template <int BM, int BN, int WAVES_M, int WAVES_N, bool kMfma32, int kEpi, bool kStagger, bool kPipe, int kBLayout = kBRef>
__global__ __launch_bounds__(WAVES_M* WAVES_N * 64) void gemm_tile_kernel(TileParams p) {
  constexpr int kThreads = WAVES_M * WAVES_N * 64;
  constexpr int WM = BM / WAVES_M, WN = BN / WAVES_N;
  constexpr int kT = kMfma32 ? 32 : 16;
  constexpr int TM = WM / kT, TN = WN / kT;
  using acc_t = typename std::conditional<kMfma32, f32x16, f32x4>::type;
  constexpr int A_UNITS = (BM * 2 + kThreads - 1) / kThreads, B_UNITS = (BN * 2 + kThreads - 1) / kThreads;
  constexpr bool A_PARTIAL = (BM * 2) % kThreads != 0, B_PARTIAL = (BN * 2) % kThreads != 0;
  static_assert(!A_PARTIAL || A_UNITS == 1, "a partial A pass is a single pass");
  static_assert(!B_PARTIAL || B_UNITS == 1, "a partial B pass is a single pass");
  constexpr int A_TILE = BM * kRowBytes, B_TILE = BN * kRowBytes;

  extern __shared__ __attribute__((aligned(16))) unsigned char smem[];
  unsigned char* const lds_a0 = smem;
  unsigned char* const lds_b0 = smem + A_TILE;
  unsigned char* const lds_a1 = smem + A_TILE + B_TILE;
  unsigned char* const lds_b1 = smem + 2 * A_TILE + B_TILE;

  const int ntiles = p.tiles_m * p.tiles_n;
  int bid = blockIdx.x, split = 0;
  if (p.splits > 1) {
    split = bid / ntiles;
    bid -= split * ntiles;
  }
// ... 50 lines not shown
  }
  uint32_t b_q[B_UNITS], b_sf[B_UNITS];
  uint32_t b_live[B_UNITS];
  int b_slot[B_UNITS][4];
#pragma unroll
  for (int u = 0; u < B_UNITS; ++u) {
    const int unit = tid + u * kThreads, r = B_PARTIAL ? min(unit >> 1, BN - 1) : unit >> 1, h = unit & 1;
    const int row = n0 + r, rc = row < p.N ? row : p.N - 1;
    if constexpr (kBLayout == kBRepacked) {
      const uint32_t rb = (uint32_t)((rc >> 4) - (n0 >> 4));
      b_q[u] = rb * (uint32_t)rw_tiles * 1024u + h * 256 + (rc & 15) * 16;
      b_sf[u] = rb * (uint32_t)rw_tiles * 128u + h * 64 + (rc & 15) * 4;
    } else {
      b_q[u] = (uint32_t)(rc - n0) * (uint32_t)half_k + h * 16;
      b_sf[u] = (uint32_t)(sf_atom_offset(rc, 0, atoms_k) - sf_atom_offset(n0, 0, atoms_k)) + h * 2;
    }
    b_live[u] = row < p.N ? kSfLive : 0u;
#pragma unroll
    for (int j = 0; j < 4; ++j) b_slot[u][j] = kMfma32 ? lds_slot32(r, h * 4 + j) : lds_slot(r, h * 4 + j);
  }
  const int fa_base = kMfma32 ? lds_slot32(wr * WM + (lane & 31), lane >> 5) : lds_slot(wr * WM + (lane & 15), lane >> 4);
  const int fb_base = kMfma32 ? lds_slot32(wc * WN + (lane & 31), lane >> 5) : lds_slot(wc * WN + (lane & 15), lane >> 4);
  acc_t acc[TM][TN];
#pragma unroll
  for (int i = 0; i < TM; ++i)
#pragma unroll
    for (int j = 0; j < TN; ++j)
#pragma unroll
      for (int r = 0; r < (kMfma32 ? 16 : 4); ++r) acc[i][j][r] = 0.f;

  Staged sa[A_UNITS], sb[B_UNITS];
  auto load_step = [&](int atom) {
    atom = __builtin_amdgcn_readfirstlane(atom);
    const StageStep sa_step = stage_step(atom), sb_step = kBLayout == kBRepacked ? stage_step_rw(atom) : sa_step;
#pragma unroll
    for (int u = 0; u < A_UNITS; ++u) sa[u] = stage_load(a_src, a_q[u], a_sf[u], sa_step);
#pragma unroll
    for (int u = 0; u < B_UNITS; ++u) sb[u] = stage_load(b_src, b_q[u], b_sf[u], sb_step);
  };
  auto store_step = [&](unsigned char* la, unsigned char* lb) {
#pragma unroll
    for (int u = 0; u < A_UNITS; ++u)
      if (!A_PARTIAL || tid < BM * 2) stage_store(la, a_slot[u], sa[u], a_live[u]);
#pragma unroll
    for (int u = 0; u < B_UNITS; ++u)
      if (!B_PARTIAL || tid < BN * 2) stage_store(lb, b_slot[u], sb[u], b_live[u]);
  };
  auto mma_step = [&](const unsigned char* la, const unsigned char* lb) {
    if constexpr (kMfma32) {
#pragma unroll
      for (int ks = 0; ks < 4; ++ks) {
        Frag8 fa[TM], fb[TN];
// ... 199 lines not shown
#pragma unroll
        for (int j = 0; j < TN; ++j)
          if constexpr (!kMfma32)
            acc[2 * pr + ii][j] = __builtin_amdgcn_mfma_f32_16x16x32_f16(fb[ks][j].v, fq[q][ii].v, acc[2 * pr + ii][j], 0, 0, 0);
      pieces(q);
#pragma unroll
      for (int m8 = 0; m8 < (TM == 8 ? 2 * TN : 0); ++m8) {
        __builtin_amdgcn_sched_group_barrier(0x008, 1, 0);
        __builtin_amdgcn_sched_group_barrier(0x002, 2, 0);
      }
      __builtin_amdgcn_sched_barrier(0);
    }
    __syncthreads();
  };

  load_step(a_begin);
  Staged sa0[A_UNITS], sb0[B_UNITS];
#pragma unroll
  for (int u = 0; u < A_UNITS; ++u) sa0[u] = sa[u];
#pragma unroll
  for (int u = 0; u < B_UNITS; ++u) sb0[u] = sb[u];
  load_step(min(a_begin + 1, a_end - 1));
  __builtin_amdgcn_sched_barrier(0);
#pragma unroll
  for (int u = 0; u < A_UNITS; ++u)
    if (!A_PARTIAL || tid < BM * 2) stage_store(lds_a0, a_slot[u], sa0[u], a_live[u]);
#pragma unroll
  for (int u = 0; u < B_UNITS; ++u)
    if (!B_PARTIAL || tid < BN * 2) stage_store(lds_b0, b_slot[u], sb0[u], b_live[u]);
  if (kStagger && late) {
    store_step(lds_a1, lds_b1);
    load_step(min(a_begin + 2, a_end - 1));
  }
  __syncthreads();
  if constexpr (kRotate) {
#pragma unroll
    for (int j = 0; j < TN; ++j) head_b[j] = rd_frag(lds_b0, fb_base, 0, j);
    head_a[0] = rd_frag(lds_a0, fa_base, 0, 0);
    head_a[1] = rd_frag(lds_a0, fa_base, 0, 1);
  }
  int kt = a_begin;
#ifndef ARCQ_EXPERIMENT_GENERAL_EPILOGUE
  float alpha_dev = 1.0f;
  if (p.alpha_dev) alpha_dev = *reinterpret_cast<const __attribute__((address_space(4))) float*>(reinterpret_cast<uintptr_t>(p.alpha_dev));
  asm volatile("" : "+s"(alpha_dev));
#endif
  if (WAVES_M * WAVES_N == 8 && wave >= 4) __builtin_amdgcn_s_setprio(1);
  ARCQ_TILE_STAMP(1);
  if constexpr (kPipe) {
    for (; kt + 1 < a_end; kt += 2) {
      k_step_pipe(kt, lds_a0, lds_b0, lds_a1, lds_b1);
      k_step_pipe(kt + 1, lds_a1, lds_b1, lds_a0, lds_b0);
    }
    if (kt < a_end) k_step_pipe(kt, lds_a0, lds_b0, lds_a1, lds_b1);
  } else {
    for (; kt + 1 < a_end; kt += 2) {
      k_step(kt, lds_a0, lds_b0, lds_a1, lds_b1);
      k_step(kt + 1, lds_a1, lds_b1, lds_a0, lds_b0);
    }
    if (kt < a_end) k_step(kt, lds_a0, lds_b0, lds_a1, lds_b1);
  }
  ARCQ_TILE_STAMP(2);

■ ■ ■ ■ ■ ■ ■

» **Assigned task**: The answer is the run of lines above from the line containing "uint32_t b_q[B_UNITS], b_sf[B_UNITS];" through the line containing "for (int r = 0;", copied exactly and alone.

» **Problem solution**:
  uint32_t b_q[B_UNITS], b_sf[B_UNITS];
  uint32_t b_live[B_UNITS];
  int b_slot[B_UNITS][4];
#pragma unroll
  for (int u = 0; u < B_UNITS; ++u) {
    const int unit = tid + u * kThreads, r = B_PARTIAL ? min(unit >> 1, BN - 1) : unit >> 1, h = unit & 1;
    const int row = n0 + r, rc = row < p.N ? row : p.N - 1;
    if constexpr (kBLayout == kBRepacked) {
      const uint32_t rb = (uint32_t)((rc >> 4) - (n0 >> 4));
      b_q[u] = rb * (uint32_t)rw_tiles * 1024u + h * 256 + (rc & 15) * 16;
      b_sf[u] = rb * (uint32_t)rw_tiles * 128u + h * 64 + (rc & 15) * 4;
    } else {
      b_q[u] = (uint32_t)(rc - n0) * (uint32_t)half_k + h * 16;
      b_sf[u] = (uint32_t)(sf_atom_offset(rc, 0, atoms_k) - sf_atom_offset(n0, 0, atoms_k)) + h * 2;
    }
    b_live[u] = row < p.N ? kSfLive : 0u;
#pragma unroll
    for (int j = 0; j < 4; ++j) b_slot[u][j] = kMfma32 ? lds_slot32(r, h * 4 + j) : lds_slot(r, h * 4 + j);
  }
  const int fa_base = kMfma32 ? lds_slot32(wr * WM + (lane & 31), lane >> 5) : lds_slot(wr * WM + (lane & 15), lane >> 4);
  const int fb_base = kMfma32 ? lds_slot32(wc * WN + (lane & 31), lane >> 5) : lds_slot(wc * WN + (lane & 15), lane >> 4);
  acc_t acc[TM][TN];
#pragma unroll
  for (int i = 0; i < TM; ++i)
#pragma unroll
    for (int j = 0; j < TN; ++j)
#pragma unroll
      for (int r = 0; r < (kMfma32 ? 16 : 4); ++r) acc[i][j][r] = 0.f;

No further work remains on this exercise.